Second, there is the question of how courts should evaluate the persuasiveness of “expert” interpretations, especially those that involve “predictive or scientific judgments.” Justice Kavanaugh’s endorsement of Baltimore Gas deference in Seven County Infrastructure Coalition v. Eagle County, for example, is difficult to square with Loper Bright, particularly when it is applied in cases that do not involve express delegations, or where the court has otherwise opined on the meaning of the statutory provisions at issue, as in American Gas Association.

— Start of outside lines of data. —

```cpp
void ipiv_to_perm(const std::vector<int> &ipiv, int n, int v,
                  std::vector<int> &perm) {
    perm.resize(std::max(2 * v, n));
    std::iota(perm.begin(), perm.end(), 0);
    for (int i = 0; i < std::min(v, n); ++i) std::swap(perm[i], perm[ipiv[i]]);
}

int g_trsm_stripe = -1;
int trsm_stripe_mode() {
    if (g_trsm_stripe < 0) {
        const char *e = getenv("CONFLUX_TRSM_STRIPE");
        g_trsm_stripe = e ? (atoi(e) != 0) : 1;
    }
    return g_trsm_stripe;
}
// ... 327 lines not shown
    int rc = timed_region(c, elapsed_ms, [&]() -> int {
        StepPlan sp;
        int rc = phase01(c, 0, sp);
        if (rc) return rc;
        for (int k = 0; k < c.Nt; ++k) {
            rc = run_step(c, k, sp);
            if (rc) return rc;
        }
        return 0;
    });
    if (rc) return rc;
    static int spin_stats = -1;
    if (spin_stats < 0) {
        const char *e = getenv("CONFLUX_SPIN_STATS");
        spin_stats = e ? atoi(e) : 0;
    }
    if (spin_stats) {
        for (auto &r : c.rs) {
            unsigned long long sp2 = 0;
            conflux_panel_spin_read(r.sync, &sp2, c.stream);
            std::fprintf(stderr, "[spinstats] rank %d spins=%llu\n",
                         r.grank, sp2);
        }
    }
    if (gap_stats_on())
        std::fprintf(stderr,
                     "[gapstats] steps=%ld entry->trsm=%.3f ms  gri/igri=%.3f "
                     "ms  entry->ev_pc=%.3f ms (%ld steps)\n",
                     g_gap.steps, g_gap.to_trsm, g_gap.gri, g_gap.to_evpc,
                     g_gap.evpc_steps);
    return 0;
}

int phase01(Ctx &c, int k, StepPlan &sp) {
    const int v = c.v, Px = c.Px, Py = c.Py, Pz = c.Pz;
    const int64_t Nl = c.Nl;
    const int loff = (k / Py) * v;
    const int kcol = k % Py, krow = k % Px;
    const int n_rounds = Px > 1 ? (int)std::ceil(std::log2((double)Px)) : 0;

    for (auto &r : c.rs) {
        if (r.pj != kcol) continue;
        launch_copy2d(r.A11 + i64(r.fnp) * Nl + loff, Nl,
                      r.A10 + i64(r.fnp) * v, v, r.nact, v, c.stream);
    }
    {
// ... 2114 lines not shown
    hipEvent_t a, b;
    HIPCHK(hipEventCreate(&a));
    HIPCHK(hipEventCreate(&b));
    HIPCHK(hipEventRecord(a, s));
    for (int i = 0; i < iters; ++i)
        launch_row_gather(src, cols, dst, cols, idx, rows, cols, s);
    HIPCHK(hipEventRecord(b, s));
    HIPCHK(hipEventSynchronize(b));
    float ms = 0;
    HIPCHK(hipEventElapsedTime(&ms, a, b));
    *gbps = 2.0 * rows * (double)cols * 8 * iters / (ms * 1e-3) / 1e9;
    (void)hipFree(src); (void)hipFree(dst); (void)hipFree(idx);
    (void)hipEventDestroy(a); (void)hipEventDestroy(b);
    (void)hipStreamDestroy(s);
    return CONFLUX_LU_OK;
}

int conflux_lu_debug_set_panel_glue(int mode) {
    const int prev = panel_glue_mode();
    g_panel_glue = mode != 0;
    return prev;
}

int conflux_lu_debug_getrf(int n, int v, double *panel, int *ipiv_out) {
    Ctx c;
    c.v = v;
    HIPCHK(hipStreamCreate(&c.stream));
    RankState r;
    HIPCHK(hipMalloc(&r.panel, i64(std::max(n, 2 * v)) * v * 8));
    HIPCHK(hipMalloc(&r.d_ipiv, (v + 8) * 4));
    HIPCHK(hipMalloc(&r.d_swap, 128 * 4));
    HIPCHK(hipMalloc(&r.rowtmp, i64(64) * v * 8));
    HIPCHK(hipMalloc(&r.sync, conflux_panel_sync_bytes()));
    HIPCHK(hipMemset(r.sync, 0, conflux_panel_sync_bytes()));
    HIPCHK(hipMemcpy(r.panel, panel, i64(n) * v * 8, hipMemcpyHostToDevice));
    std::vector<int> ipiv;
    int rc = factor_panel(c, r, n, ipiv);
    if (!rc) {
        HIPCHK(hipMemcpy(panel, r.panel, i64(n) * v * 8,
                         hipMemcpyDeviceToHost));
        std::copy(ipiv.begin(), ipiv.end(), ipiv_out);
    }
    (void)hipFree(r.panel); (void)hipFree(r.d_ipiv);
    (void)hipFree(r.d_swap); (void)hipFree(r.rowtmp);
    (void)hipFree(r.sync);
    for (auto &e : c.evs) { (void)hipEventDestroy(e.a); (void)hipEventDestroy(e.b); }
// ... 285 lines not shown
```

### conflux_amd/csrc/kernels.hip

```cpp
#include <hip/hip_runtime.h>

#include <cstdint>
#include <cstdlib>

#include "kernels.hpp"

#define DEVFN __device__ __forceinline__

typedef double f64x4 __attribute__((ext_vector_type(4)));
typedef double f64x2 __attribute__((ext_vector_type(2)));
typedef double f64x2u __attribute__((ext_vector_type(2), aligned(8)));

namespace ck {

DEVFN uint64_t splitmix64(uint64_t z) {
    z += 0x9E3779B97F4A7C15ull;
    z ^= z >> 30;
    z *= 0xBF58476D1CE4E5B9ull;
    z ^= z >> 27;
    z *= 0x94D049BB133111EBull;
    z ^= z >> 31;
    return z;
}

// ... 110 lines not shown
        dst[(int64_t)(dst_idx[r] + row_base) * ldd + c] = tmp[r * tot_cols + cc];
    }
}

__global__ void k_row_move(const double *__restrict__ src, int64_t lds,
                           double *__restrict__ dst, int64_t ldd,
                           const int *__restrict__ src_idx,
                           const int *__restrict__ dst_idx, int n_rows,
                           int64_t cols) {
    const int64_t stride = (int64_t)gridDim.x * blockDim.x;
    for (int64_t i = (int64_t)blockIdx.x * blockDim.x + threadIdx.x;
         i < (int64_t)n_rows * cols; i += stride) {
        const int64_t r = i / cols, c = i % cols;
        dst[(int64_t)dst_idx[r] * ldd + c] = src[(int64_t)src_idx[r] * lds + c];
    }
}



#define PANEL_TPB 256
#define PANEL_NB 32

#define PANEL_REC (PANEL_NB + 2)
struct PanelSync2 {
    alignas(16) unsigned long long key[2][CONFLUX_PANEL_MAX_BLOCKS][2];
    alignas(16) double cand_row[2][CONFLUX_PANEL_MAX_BLOCKS][PANEL_REC];
    alignas(16) double diag_row[2][PANEL_NB];
    unsigned int err;
    unsigned long long spin_sum;
};


typedef unsigned int __attribute__((address_space(1))) gu32;
typedef unsigned long long __attribute__((address_space(1))) gu64;
#define RLX_AGENT __ATOMIC_RELAXED, __HIP_MEMORY_SCOPE_AGENT

DEVFN void st_rlx_u64(unsigned long long *p, unsigned long long v) {
    __hip_atomic_store((gu64 *)p, v, RLX_AGENT);
}
DEVFN unsigned long long ld_rlx_u64(const unsigned long long *p) {
    return __hip_atomic_load((const gu64 *)p, RLX_AGENT);
}
DEVFN void st_rlx_u32(unsigned int *p, unsigned int v) {
    __hip_atomic_store((gu32 *)p, v, RLX_AGENT);
}
DEVFN unsigned int ld_rlx_u32(const unsigned int *p) {
    return __hip_atomic_load((const gu32 *)p, RLX_AGENT);
}
DEVFN void st_rlx_f64(double *p, double v) {
    union { double d; unsigned long long u; } x;
    x.d = v;
    st_rlx_u64((unsigned long long *)p, x.u);
// ... 9 lines not shown
DEVFN void dpp_fold_first_max(double &d, int &idx) {
    union { double d; int i[2]; } s, o;
    s.d = d;
    o.i[0] = __builtin_amdgcn_update_dpp(s.i[0], s.i[0], CTRL, ROW_MASK, 0xf,
                                         false);
    o.i[1] = __builtin_amdgcn_update_dpp(s.i[1], s.i[1], CTRL, ROW_MASK, 0xf,
                                         false);
    const int oi =
        __builtin_amdgcn_update_dpp(idx, idx, CTRL, ROW_MASK, 0xf, false);
    if (o.d > d || (o.d == d && oi < idx)) {
        d = o.d;
        idx = oi;
    }
}
DEVFN void wave_first_max(double &d, int &idx) {
    dpp_fold_first_max<0x111, 0xf>(d, idx);
    dpp_fold_first_max<0x112, 0xf>(d, idx);
    dpp_fold_first_max<0x114, 0xf>(d, idx);
    dpp_fold_first_max<0x118, 0xf>(d, idx);
    dpp_fold_first_max<0x142, 0xa>(d, idx);
    dpp_fold_first_max<0x143, 0xc>(d, idx);
}

typedef int i32x4 __attribute__((ext_vector_type(4)));
union F64x2Bits {
    double d[2];
    i32x4 v;
};

__global__ __launch_bounds__(256) void k_trsm_left_lower_unit32(
    const double *__restrict__ L, int64_t ldl, double *__restrict__ X,
    int64_t ldx, int nb, int64_t N) {
    __shared__ double sL[32][33];
    const int tid = threadIdx.x;
    for (int i = tid; i < nb * nb; i += 256) sL[i / nb][i % nb] = L[(i / nb) * ldl + i % nb];
    __syncthreads();
    const int64_t j = (int64_t)blockIdx.x * 256 + tid;
    if (j >= N) return;
    double x[32];
#pragma unroll
    for (int r = 0; r < 32; ++r) x[r] = (r < nb) ? X[r * ldx + j] : 0.0;
#pragma unroll
    for (int r = 1; r < 32; ++r) {
        double acc = x[r];
#pragma unroll
        for (int i = 0; i < r; ++i) acc -= sL[r][i] * x[i];
        if (r < nb) x[r] = acc;
    }
#pragma unroll
    for (int r = 0; r < 32; ++r)
        if (r < nb) X[r * ldx + j] = x[r];
}

template <int QR, int TPB>
__global__ __launch_bounds__(TPB) void k_panel_factor(
    double *__restrict__ panel, int64_t ldp, int m, int nb,
    PanelSync2 *__restrict__ sync, int *__restrict__ ipiv,
    unsigned int epoch0, int nblocks, int *__restrict__ swap_dst,
    int *__restrict__ swap_src, int backoff) {
    constexpr int RPB = QR * TPB;
    const int tid = threadIdx.x, bid = blockIdx.x;
    const int r0 = bid * RPB + tid;
    __shared__ double rows[QR][TPB][PANEL_NB + 1];
    __shared__ double piv_lds[PANEL_NB];
    __shared__ double diag_lds[PANEL_NB];
    __shared__ double red_abs[TPB];
    __shared__ int red_row[TPB];
    __shared__ int sh_piv;
    __shared__ int sm_base[PANEL_NB];
    __shared__ int sm_opos[PANEL_NB], sm_osrc[PANEL_NB];
    __shared__ int sm_novf;
    if (bid == 0 && tid == 0) {
        for (int i = 0; i < nb; ++i) sm_base[i] = i;
        sm_novf = 0;
    }
    const auto srsrc = __builtin_amdgcn_make_buffer_rsrc(
        (void *)sync, (short)0, (int)sizeof(PanelSync2), 0x00020000);

    unsigned long long spin_acc = 0;
    const unsigned sleep_k =
        backoff == 1 ? 1u : backoff == 2 ? 2u : backoff >= 4 ? 4u : 0u;
    const unsigned spin_limit = 2000000000u / (200u + 27u * sleep_k);
    for (int q = 0; q < QR; ++q) {
        const int r = r0 + q * TPB;
        for (int cc = 0; cc < nb; ++cc)
            rows[q][tid][cc] = (r < m) ? panel[(int64_t)r * ldp + cc] : 0.0;
    }

    static_assert(PANEL_NB <= RPB,
                  "diag row pc < nb <= PANEL_NB must lie in block 0");
    auto publish_col = [&](int pc, double wa, int wrow) {
        const unsigned int pep = epoch0 + (unsigned)pc;
        const int ppar = (int)(pep & 1u);
        const int rec_off =
            (int)offsetof(PanelSync2, cand_row) +
            (ppar * CONFLUX_PANEL_MAX_BLOCKS + bid) * PANEL_REC * 8;
        if (tid == 32) {
            i32x4 rv = {wrow, 0, 0, 0};
            __builtin_amdgcn_raw_buffer_store_b128(
                rv, srsrc, rec_off + PANEL_NB * 8, 0,  16);
        }
        if (tid < 16) {
// ... 53 lines not shown
        int arow = m;
        for (int q = 0; q < QR; ++q) {
            const int r = r0 + q * TPB;
            if (r >= 0 && r < m) {
                const double a = fabs(rows[q][tid][0]);
                if (a > amax || (a == amax && r < arow)) { amax = a; arow = r; }
            }
        }
        reduce_to_partials(amax, arow);
        __syncthreads();
        double wa;
        int wrow;
        combine_partials(wa, wrow);
        publish_col(0, wa, wrow);
    }

    for (int c = 0; c < nb; ++c) {
        const unsigned int epoch = epoch0 + (unsigned)c;
        const int par = (int)(epoch & 1u);
        const int diag_off =
            (int)offsetof(PanelSync2, diag_row) + par * PANEL_NB * 8;

        if (tid < 64) {
            double a_d = -1.0;
            int a_win = 0;
            for (int b = tid; b < nblocks; b += 64) {
                unsigned long long g0, g1;
                unsigned spins = 0;
                for (;;) {
                    g0 = ld_rlx_u64(&sync->key[par][b][0]);
                    g1 = ld_rlx_u64(&sync->key[par][b][1]);
                    if ((unsigned)(g0 >> 32) == epoch &&
                        (unsigned)(g1 >> 32) == epoch)
                        break;
                    if (backoff == 1) __builtin_amdgcn_s_sleep(1);
                    else if (backoff == 2) __builtin_amdgcn_s_sleep(2);
                    else if (backoff >= 4) __builtin_amdgcn_s_sleep(4);
                    if (++spins > spin_limit) {
                        st_rlx_u32(&sync->err, 1u + (unsigned)c);
                        break;
                    }
                }
                spin_acc += spins;
                union { double d; unsigned long long u; } a;
                a.u = (g0 << 32) | (g1 & 0xffffffffull);
                if (a.d > a_d) {
                    a_d = a.d;
                    a_win = b;
                }
            }
            wave_first_max(a_d, a_win);
            const int win = __builtin_amdgcn_readlane(a_win, 63);
            __builtin_amdgcn_fence(__ATOMIC_ACQUIRE, "wavefront");
            i32x4 rec = {0, 0, 0, 0};
            if (tid == 16 || (tid < 16 && 2 * tid < nb))
                rec = __builtin_amdgcn_raw_buffer_load_b128(
                    srsrc,
                    (int)offsetof(PanelSync2, cand_row) +
                        (par * CONFLUX_PANEL_MAX_BLOCKS + win) * PANEL_REC *
                            8 +
                        16 * tid,
                    0,  16);
            if (tid < 16 && 2 * tid < nb) {
                F64x2Bits x;
                x.v = rec;
                piv_lds[2 * tid] = x.d[0];
                piv_lds[2 * tid + 1] = x.d[1];
                x.v = __builtin_amdgcn_raw_buffer_load_b128(
                    srsrc, diag_off + 16 * tid, 0,  16);
                diag_lds[2 * tid] = x.d[0];
                diag_lds[2 * tid + 1] = x.d[1];
            }
            const int w_row = __builtin_amdgcn_readlane(rec[0], 16);
            if (tid == 0) {
// ... 1 lines not shown
                if (bid == 0) {
                    ipiv[c] = w_row;
                    int *b;
                    if (w_row < nb) {
                        b = &sm_base[w_row];
                    } else {
                        int j = 0;
                        for (; j < sm_novf && sm_opos[j] != w_row; ++j) {
                        }
                        if (j == sm_novf) {
                            sm_opos[j] = w_row;
                            sm_osrc[j] = w_row;
                            ++sm_novf;
                        }
                        b = &sm_osrc[j];
                    }
                    const int t = sm_base[c];
                    sm_base[c] = *b;
                    *b = t;
                }
            }
        }
        __syncthreads();
        const int piv = sh_piv;
        const double pivval = piv_lds[c];
        const bool do_scale = pivval != 0.0;
        const double recip = do_scale ? 1.0 / pivval : 0.0;

        double namax = -1.0;
        int narow = m;
        for (int q = 0; q < QR; ++q) {
            const int r = r0 + q * TPB;
            if (r >= m) continue;
            double *my = rows[q][tid];
            if (r == c) {
                for (int cc = 0; cc < nb; ++cc) my[cc] = piv_lds[cc];
            } else if (r == piv) {
                for (int cc = 0; cc < c; ++cc) my[cc] = diag_lds[cc];
                const double v0 = diag_lds[c];
                const double l = do_scale ? v0 * recip : v0;
                my[c] = l;
                for (int cc = c + 1; cc < nb; ++cc)
                    my[cc] = diag_lds[cc] - l * piv_lds[cc];
            } else if (r > c) {
                const double l = do_scale ? my[c] * recip : my[c];
                my[c] = l;
                for (int cc = c + 1; cc < nb; ++cc)
                    my[cc] -= l * piv_lds[cc];
            }
            if (r > c && c + 1 < nb) {
                const double a = fabs(my[c + 1]);
                if (a > namax || (a == namax && r < narow)) {
                    namax = a;
                    narow = r;
                }
            }
        }
        if (c + 1 < nb) reduce_to_partials(namax, narow);
        __syncthreads();
        if (c + 1 < nb) {
            double wa;
            int wrow;
            combine_partials(wa, wrow);
            publish_col(c + 1, wa, wrow);
        }
    }

    for (int q = 0; q < QR; ++q) {
        const int r = r0 + q * TPB;
        if (r >= m) continue;
        for (int cc = 0; cc < nb; ++cc)
            panel[(int64_t)r * ldp + cc] = rows[q][tid][cc];
    }
    if (tid < 64) {
        unsigned long long t = spin_acc;
        for (int w2 = 32; w2 > 0; w2 >>= 1) t += __shfl_down(t, w2);
        if (tid == 0 && t)
            (void)__hip_atomic_fetch_add((gu64 *)&sync->spin_sum, t,
                                         RLX_AGENT);
    }
    if (bid == 0 && tid < 2 * PANEL_NB && swap_dst) {
        const int i = tid;
        int d, sv;
        if (i < nb) {
            d = i;
            sv = sm_base[i];
        } else if (i - nb < sm_novf) {
            d = sm_opos[i - nb];
            sv = sm_osrc[i - nb];
        } else {
            d = 0;
            sv = sm_base[0];
        }
        if (i < 2 * nb) {
            swap_dst[i] = d;
            swap_src[i] = sv;
        }
    }
}
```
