# Jittor/JNeRF

Measured on NVIDIA H100. Metric: ngp_lego_train_rays_per_s, higher is better.
Workload: dtype f16

## Files before the change

include/ngp_b200.h:

```cpp
#ifndef NGP_B200_H
#define NGP_B200_H
#include <stdint.h>
#ifdef __cplusplus
extern "C" {
#endif

#define NGP_F32 0
#define NGP_F16 1
#define NGP_N_LEVELS 16
#define NGP_LEVEL_BYTES 32

const char* ngp_last_error(void);
int ngp_version(void);
int ngp_sm_count(void);
int ngp_debug_timeout_flag(void);

int ngp_hash_offsets(double aabb_scale, int n_levels, int base_resolution, int log2_hashmap_size,
                     uint32_t* offsets_out_host, double* per_level_scale_out);
int ngp_hash_level_table(void* stream, const uint32_t* offsets_host, int n_levels, uint32_t base_resolution,
                         float log2_per_level_scale, void* levels_dev);
int ngp_hash_level_table_primes(void* stream, const uint32_t* offsets_host, int n_levels, uint32_t base_resolution,
                                float log2_per_level_scale, void* levels_dev, uint32_t prime0, uint32_t prime1, uint32_t prime2);

int ngp_hash_fwd(void* stream, uint32_t n, const float* x, const void* grid, int dtype, const void* levels_dev, void* out);
// ... 59 lines not shown
                        const uint32_t* numsteps, uint32_t cascades, float* rgb_out, float* alpha_out);
int ngp_composite_loss_bwd(void* stream, uint32_t n_rays, uint32_t n_elements, const void* net_out, const float* coords,
                           const uint32_t* numsteps_in, const uint32_t* numsteps_compacted, const float* bg,
                           const float* target, float huber_delta, const float* density_grid_mean, uint32_t cascades,
                           float* rgb_out, float* loss_out, void* dnet_out, float reg_scale);

int ngp_render_workspace_bytes(uint32_t n_rays, uint32_t capacity, uint64_t* layout_out);
int ngp_render_init(void* stream, uint32_t n_rays, uint32_t capacity, void* workspace, float aabb_lo, float aabb_hi, const float* rays_o,
                    const float* rays_d, float cone_angle, float near_distance, uint32_t cascades, int const_dt, uint64_t rng_state,
                    uint64_t rng_inc, uint32_t jitter_tile, float* rgb_out, float* alpha_out, uint32_t* n_samples_out, uint32_t* n_alive_host);
int ngp_render_march_round(void* stream, uint32_t n_rays, uint32_t capacity, void* workspace, uint32_t n_alive, uint32_t k_steps, float aabb_lo,
                           float aabb_hi, const float* rays_o, const float* rays_d, const uint8_t* bitfield, float cone_angle, uint32_t cascades,
                           int const_dt);
int ngp_render_composite_round(void* stream, uint32_t n_rays, uint32_t capacity, void* workspace, uint32_t n_alive, uint32_t k_steps,
                               float min_transmittance, uint32_t cascades, float* rgb_out, float* alpha_out, uint32_t* n_samples_out,
                               uint32_t* n_alive_host);

int ngp_grid_mark_untrained(void* stream, uint32_t n_elements, float* grid, uint32_t n_images, const float* focal_lengths,
                            const float* xforms, int res_x, int res_y);
int ngp_grid_generate_samples(void* stream, uint32_t n_elements, uint64_t rng_state, uint64_t rng_inc, const uint32_t* step_dev,
                              float aabb_lo, float aabb_hi, const float* grid_in, float* positions_out, uint32_t* indices_out,
                              uint32_t n_cascades, float thresh);
int ngp_grid_splat(void* stream, uint32_t n, const uint32_t* indices, const void* mlp_out, int dtype, float* grid_tmp);
int ngp_grid_ema(void* stream, uint32_t n_elements, float decay, float* grid, const float* grid_tmp);
int ngp_grid_update_bitfield(void* stream, const float* grid, float* mean_out, uint8_t* bitfield, uint32_t cascades);
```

Third, the mention of “general administrative responsibility” in the American Gas Association petition raises the issue of “housekeeping” statutes. Following Loper Bright, some courts have tended to treat these provisions, which are arguably meant only to authorize agency to promulgate interpretative or procedural rules, as broad delegations of legislative rulemaking authority. Michael Pepson and I have addressed this problem at length as it remains an occasion for judicial mischief and, indeed, the very “Loper Bright avoidance” that Judge Rao bemoaned in her American Gas Association dissent.
Although the American Gas Association court disclaimed Chevron-style deference, the majority’s reasoning risks reintroducing it through the back door. If a court can simply characterize a question of law as dependent on agency “expertise,” meaningful independent judgment is difficult to sustain as a default rule. The D.C. Circuit’s reconsideration will therefore matter well beyond the proper understanding of DOE’s authority under EPCA.
Ryan P. Mulvey is Senior Policy Counsel at Americans for Prosperity Foundation.